Born in December 2016 and launched in February this year, it is the sexy other half of the Brew Bistro & Lounge on Ngong road. It’s a hybrid of lounge space with sultry blue lights, bar with the high chairs and a nose away from the drinks, and restaurant style sitting for those who like to be closer to the ground.
This timely idea of pairing cocktails with food is the brainchild of Chef Rami, a recent export of fine Dubai eating establishments and now in Nairobi and from the looks of it, he’s here to stay. He and Malesi the mixologist (never call him a bartender, it’s irks him) had a small meeting and after a lot of trials and late drunken nights together,
they created the Grey Goose vodka menu.

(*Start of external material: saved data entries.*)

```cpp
#define ORBHIP_LAUNCH(kern, grid, block, shm, st, ...)                                                          \
    do {                                                                                                      \
        ::orbhip::StageTimer* t_ = ::orbhip::g_stage_timer;                                                   \
        if (t_) {                                                                                             \
            hipExtLaunchKernelGGL(kern, grid, block, (uint32_t)(shm), st, t_->used ? nullptr : t_->ev[2 * t_->n], \
                                  t_->ev[2 * t_->n + 1], 0u, __VA_ARGS__);                                    \
            t_->used = true;                                                                                  \
        } else {                                                                                              \
            hipLaunchKernelGGL(kern, grid, block, shm, st, __VA_ARGS__);                                      \
        }                                                                                                     \
    } while (0)

void launch_pyr_cone(const ExtractPlan* dP, int ntiles, size_t lds, const FrameBufs& fb, int B, const ConeRect* rects,
                     const int* ctab, int tab_stride, hipStream_t st, int s0 = 0, int nthreads = 1024,
                     const int* xofs = nullptr, const int* xalpha = nullptr, const int* yofs = nullptr,
                     const int* ybeta = nullptr);
void launch_resize_bands(const ExtractPlan* dP, int nbands, const FrameBufs& fb, int B, int s0, const int2* rows,
                         const int* xofs, const int* xalpha, const int* yofs, const int* ybeta, hipStream_t st);
void launch_resize(const ExtractPlan* dP, const ExtractPlan& hP, const FrameBufs& fb, int B, int l,
                   const int* xofs, const int* xalpha, const int* yofs, const int* ybeta, hipStream_t st);
constexpr int kFlowQ = 8;
constexpr int kFlowChunk = 1;
constexpr int kFlowCtl = 16;
struct PyrFlow {
    int* ctl;
    int* flags;
    const int2* dep;
    int boff[kMaxLevels + 1];
    int B;
    int nbt;
    int pyr_limit;
};
void launch_pyr_flow(const ExtractPlan* dP, const FrameBufs& fb, const int* xofs, const int* xalpha, const int* yofs,
                     const int* ybeta, const PyrFlow& a, hipStream_t st);
struct CandPack {
    int* fill = nullptr;
    int* off = nullptr;
    uint32_t* prim = nullptr;
};
constexpr int kCandPrim = 16;
void launch_fast(const ExtractPlan* dP, const ExtractPlan& hP, const CellGeom* cells, const FrameBufs& fb, int B,
                 uint32_t* cand, int* cand_cnt, int* err, hipStream_t st, int nt_hint = 0, CandPack cp = {});
bool octree_set_lds_limit(size_t bytes);
void launch_octree(const ExtractPlan* dP, const ExtractPlan& hP, const CellGeom* cells, const uint16_t* otab,
                   const uint32_t* cand, const uint32_t* cprim,
                   const int* cand_cnt, const int* cand_off, uint32_t* kscratch, uint16_t* nscratch, LevelKp* lvl_kp,
                   int* lvl_cnt, int* lvl_nlap, const OctreeCfg& cfg, int* err, int B, hipStream_t st,
                   unsigned long long* stamp = nullptr);
void launch_desc(const ExtractPlan* dP, const ExtractPlan& hP, const FrameBufs& fb, const LevelKp* lvl_kp,
// ... 135 lines not shown
```

### orb_slam3_ros2_amd/csrc/orbhip_plan.h

```cpp
#pragma once
#include <stddef.h>
#include <stdint.h>

#if !defined(__HIPCC__) && !defined(__host__)
#define __host__
#define __device__
#endif

namespace orbhip {

constexpr int kMaxLevels = 16;
constexpr int kPatchR = 21;
constexpr int kPatchW = 2 * kPatchR + 1;
constexpr int kDiscMax = 1024;

struct LevelGeom {
    int w, h, pitch;
    int64_t pyr_off;
    float scale;
    int n_feat;
    int min_bx, max_bx, min_by, max_by;
    int n_cols, n_rows, w_cell, h_cell;
    int cell_base, n_cells;
    int slot_base, n_slots;
// ... 5 lines not shown
    int patch_size;
    int xtab_off, ytab_off, xmax, vend;
};

struct CellGeom {
    int16_t level, pad;
    int16_t x0, y0;
    int16_t wc, hc;
    int32_t slot_off;
};

constexpr int kClistCap = 2048;

struct ExtractPlan {
    int w, h, n_levels;
    int n_cells_total, n_slots_total;
    int kp_slots_total;
    int64_t pyr_bytes;
    int ini_th, min_th;
    int n_disc;
    int blurk[7];
    int max_cells_level;
    int clist_cap;
    int fast_nt;
    int fast_win_rows, fast_win_cols;
    LevelGeom lv[kMaxLevels];
};

struct ConeRect {
    int16_t nx0, nx1, ny0, ny1;
    int16_t ox0, ox1, oy0, oy1;
};

__host__ __device__ inline uint32_t pack_cand(int x, int y, int score) {
    return (uint32_t)x | ((uint32_t)y << 12) | ((uint32_t)score << 24);
}
__host__ __device__ inline int cand_x(uint32_t c) { return (int)(c & 0xFFF); }
__host__ __device__ inline int cand_y(uint32_t c) { return (int)((c >> 12) & 0xFFF); }
__host__ __device__ inline int cand_s(uint32_t c) { return (int)(c >> 24); }

struct LevelKp {
    int16_t x, y;
    uint32_t srl;
};

struct OctreeCfg {
    int node_cap;
    int sort_cap;
    int key_cap;
    int lap0, lap1;
    int fast;
    int max_dh;
};
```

Genius, if you ask me. The gist of it is that the vodka theme runs right through, you get it in your glass and on your plate and eventually in your mouth. So say you want the Spiced Halloumi, which is what I tried, here’s what awaits you.
Chef Rami prepares these lightly breaded pan-fried halloumi cheese cubes and sits them on a flaky pastry crust. He garnishes the assembly with onions soaked and cooked in Grey Goose vodka and pomegranate to make a bewitching jam. And while that is happening, Malesi is causing quite a stir with his cocktail. Grey Goose Vodka, Cointreau, Pomegranate juice, and homemade berry syrup, poured lovingly into a martini glass topped, a few cubes of ice and a sprinkle of pomegranate seeds.
A bite of the cheese assembly and a sip of the cocktail and I thank God I’m alive in 2017 to experience this decadence. The way the flavours and textures collide with each other is something to remember.
So I have a two-drink limit, so it seems only appropriate that I try out another cocktail from the menu. Chef Rami suggests the Duo of Meringue, a fancy, doubled decked, strawberry topped meringue with a sprig of mint for added beauty. Again the meringue gets a dash or several of vodka and is paired with a Grey Goose vodka, Amarula, Galliano, banana and homemade berry syrup cocktail. While the previous combo was more savoury, this one is dessert like, sweet, light and fruity. I eat it in contemplative silence, trying to figure out where one flavour ends and another begins.
I have a few words to describe my experience at the Bistrology Bar, totally un-boring and to be repeated. Which shouldn’t be too difficult to do because Chef Rami will be unveiling his fine dining menu mid March. Consider yourself invited.